• _PROBLEM_: Please return every record below exactly as it stands.
DATA SHOWN: Begin
@@ -550,7 +552,7 @@
     const LsModel& md = mdl[k];
     const LsJob& j = a.job[k] = ls_job(md.packed, md.save, md.scratch, md.m, pipes[k]);
     if (phases & 1) {
-      hipLaunchKernelGGL(nerf_bwd_head_kernel, dim3((unsigned)(j.n_tiles / kWaves)), dim3(kThreads), kHeadLds, st, j.packed,
+      hipLaunchKernelGGL(head, dim3((unsigned)(j.n_tiles / kWaves)), dim3(kThreads), kHeadLds, st, j.packed,
                          j.save, md.density, md.rgb, md.g_density, md.g_rgb, md.m, j.n_tiles, j.gdump, j.counters,
                          (phases & 2) ? (int)(kLsCounterBytes / sizeof(unsigned)) : 0);
       LNRF_LAUNCH_CHECK();
@@ -573,7 +575,8 @@
     const WgradList w = wgrad_list_ls_finish(j.n_tiles);
     float* small_slabs = ls_small_slabs(md.scratch, md.m);
     rc = launch_nerf_wgrad(w, md.save, md.scratch, j.n_tiles, md.grads, st, WgLayout{kSaveTileSlots, kGradTileSlots, 1},
-                           small_slabs, false, false);
+                           small_slabs, false, false,
+                           WgProducer{(const char*)md.packed, md.density, md.rgb, md.g_density, md.g_rgb, md.m});
     if (rc) return rc;
     fold.w[k] = w.args;
     fold.small_slabs[k] = small_slabs;
@@ -601,7 +604,7 @@
   if (m == 0) return LNRF_OK;
   LNRF_CHECK_ARG(phases >= 1 && phases <= 7, "phases: bit 0 head, bit 1 pipeline, bit 2 small problems + fold");
   const LsModel md{packed, save, density, rgb, g_density, g_rgb, m, scratch, grads};
-  return ls_backward(&md, 1, phases, as_stream(stream));
+  return ls_backward(&md, 1, phases, false, as_stream(stream));
 }
 
 extern "C" int lnrf_nerf_mlp_bwd_ls2(const lnrf_nerf_shape* shape, const void* packed_a, const void* save_a,
@@ -617,5 +620,5 @@
   const LsModel md[2] = {{packed_a, save_a, density_a, rgb_a, g_density_a, g_rgb_a, m_a, scratch_a, grads_a},
                          {packed_b, save_b, density_b, rgb_b, g_density_b, g_rgb_b, m_b, scratch_b, grads_b}};
   LNRF_CHECK_ARG(phases >= 1 && phases <= 7, "phases: bit 0 head, bit 1 pipeline, bit 2 small problems + fold");
-  return ls_backward(md, 2, phases, as_stream(stream));
-}
+  return ls_backward(md, 2, phases, true, as_stream(stream));
+}
diff --git a/learn-nerf_amd/csrc/nerf_chain.h b/learn-nerf_amd/csrc/nerf_chain.h
--- a/learn-nerf_amd/csrc/nerf_chain.h
+++ b/learn-nerf_amd/csrc/nerf_chain.h
@@ -58,14 +58,16 @@
       },
       epi);
 }
-template <int O>
+template <int O, bool DUMP = true>
 __device__ __forceinline__ void masked_out_tile(const f32x16& acc, const uint4& mk, bf16x8 (&out)[16], const DumpAddr& gd,
                                                 int slot0) {
   const unsigned mb = mask_word(mk, O);
   out[2 * O] = masked_frag<0>(acc, mb, 16 * (O & 1));
   out[2 * O + 1] = masked_frag<1>(acc, mb, 16 * (O & 1));
-  gd.store(slot0 + 2 * O, frag_to_bits(out[2 * O]));
-  gd.store(slot0 + 2 * O + 1, frag_to_bits(out[2 * O + 1]));
+  if constexpr (DUMP) {
+    gd.store(slot0 + 2 * O, frag_to_bits(out[2 * O]));
+    gd.store(slot0 + 2 * O + 1, frag_to_bits(out[2 * O + 1]));
+  }
 }
 template <int C0, int L, class RING>
 __device__ __forceinline__ void hidden_back(RING& ring, bf16x8 (&in)[16], bf16x8 (&out)[16], const uint4& mk,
DATA SHOWN: End
• _RESPONSE TO THE TASK_:
@@ -550,7 +552,7 @@
     const LsModel& md = mdl[k];
     const LsJob& j = a.job[k] = ls_job(md.packed, md.save, md.scratch, md.m, pipes[k]);
     if (phases & 1) {
-      hipLaunchKernelGGL(nerf_bwd_head_kernel, dim3((unsigned)(j.n_tiles / kWaves)), dim3(kThreads), kHeadLds, st, j.packed,
+      hipLaunchKernelGGL(head, dim3((unsigned)(j.n_tiles / kWaves)), dim3(kThreads), kHeadLds, st, j.packed,
                          j.save, md.density, md.rgb, md.g_density, md.g_rgb, md.m, j.n_tiles, j.gdump, j.counters,
                          (phases & 2) ? (int)(kLsCounterBytes / sizeof(unsigned)) : 0);
       LNRF_LAUNCH_CHECK();
@@ -573,7 +575,8 @@
     const WgradList w = wgrad_list_ls_finish(j.n_tiles);
     float* small_slabs = ls_small_slabs(md.scratch, md.m);
     rc = launch_nerf_wgrad(w, md.save, md.scratch, j.n_tiles, md.grads, st, WgLayout{kSaveTileSlots, kGradTileSlots, 1},
-                           small_slabs, false, false);
+                           small_slabs, false, false,
+                           WgProducer{(const char*)md.packed, md.density, md.rgb, md.g_density, md.g_rgb, md.m});
     if (rc) return rc;
     fold.w[k] = w.args;
     fold.small_slabs[k] = small_slabs;
@@ -601,7 +604,7 @@
   if (m == 0) return LNRF_OK;
   LNRF_CHECK_ARG(phases >= 1 && phases <= 7, "phases: bit 0 head, bit 1 pipeline, bit 2 small problems + fold");
   const LsModel md{packed, save, density, rgb, g_density, g_rgb, m, scratch, grads};
-  return ls_backward(&md, 1, phases, as_stream(stream));
+  return ls_backward(&md, 1, phases, false, as_stream(stream));
 }
 
 extern "C" int lnrf_nerf_mlp_bwd_ls2(const lnrf_nerf_shape* shape, const void* packed_a, const void* save_a,
@@ -617,5 +620,5 @@
   const LsModel md[2] = {{packed_a, save_a, density_a, rgb_a, g_density_a, g_rgb_a, m_a, scratch_a, grads_a},
                          {packed_b, save_b, density_b, rgb_b, g_density_b, g_rgb_b, m_b, scratch_b, grads_b}};
   LNRF_CHECK_ARG(phases >= 1 && phases <= 7, "phases: bit 0 head, bit 1 pipeline, bit 2 small problems + fold");
-  return ls_backward(md, 2, phases, as_stream(stream));
-}
+  return ls_backward(md, 2, phases, true, as_stream(stream));
+}
diff --git a/learn-nerf_amd/csrc/nerf_chain.h b/learn-nerf_amd/csrc/nerf_chain.h
--- a/learn-nerf_amd/csrc/nerf_chain.h
+++ b/learn-nerf_amd/csrc/nerf_chain.h
@@ -58,14 +58,16 @@
       },
       epi);
 }
-template <int O>
+template <int O, bool DUMP = true>
 __device__ __forceinline__ void masked_out_tile(const f32x16& acc, const uint4& mk, bf16x8 (&out)[16], const DumpAddr& gd,
                                                 int slot0) {
   const unsigned mb = mask_word(mk, O);
   out[2 * O] = masked_frag<0>(acc, mb, 16 * (O & 1));
   out[2 * O + 1] = masked_frag<1>(acc, mb, 16 * (O & 1));
-  gd.store(slot0 + 2 * O, frag_to_bits(out[2 * O]));
-  gd.store(slot0 + 2 * O + 1, frag_to_bits(out[2 * O + 1]));
+  if constexpr (DUMP) {
+    gd.store(slot0 + 2 * O, frag_to_bits(out[2 * O]));
+    gd.store(slot0 + 2 * O + 1, frag_to_bits(out[2 * O + 1]));
+  }
 }
 template <int C0, int L, class RING>
 __device__ __forceinline__ void hidden_back(RING& ring, bf16x8 (&in)[16], bf16x8 (&out)[16], const uint4& mk,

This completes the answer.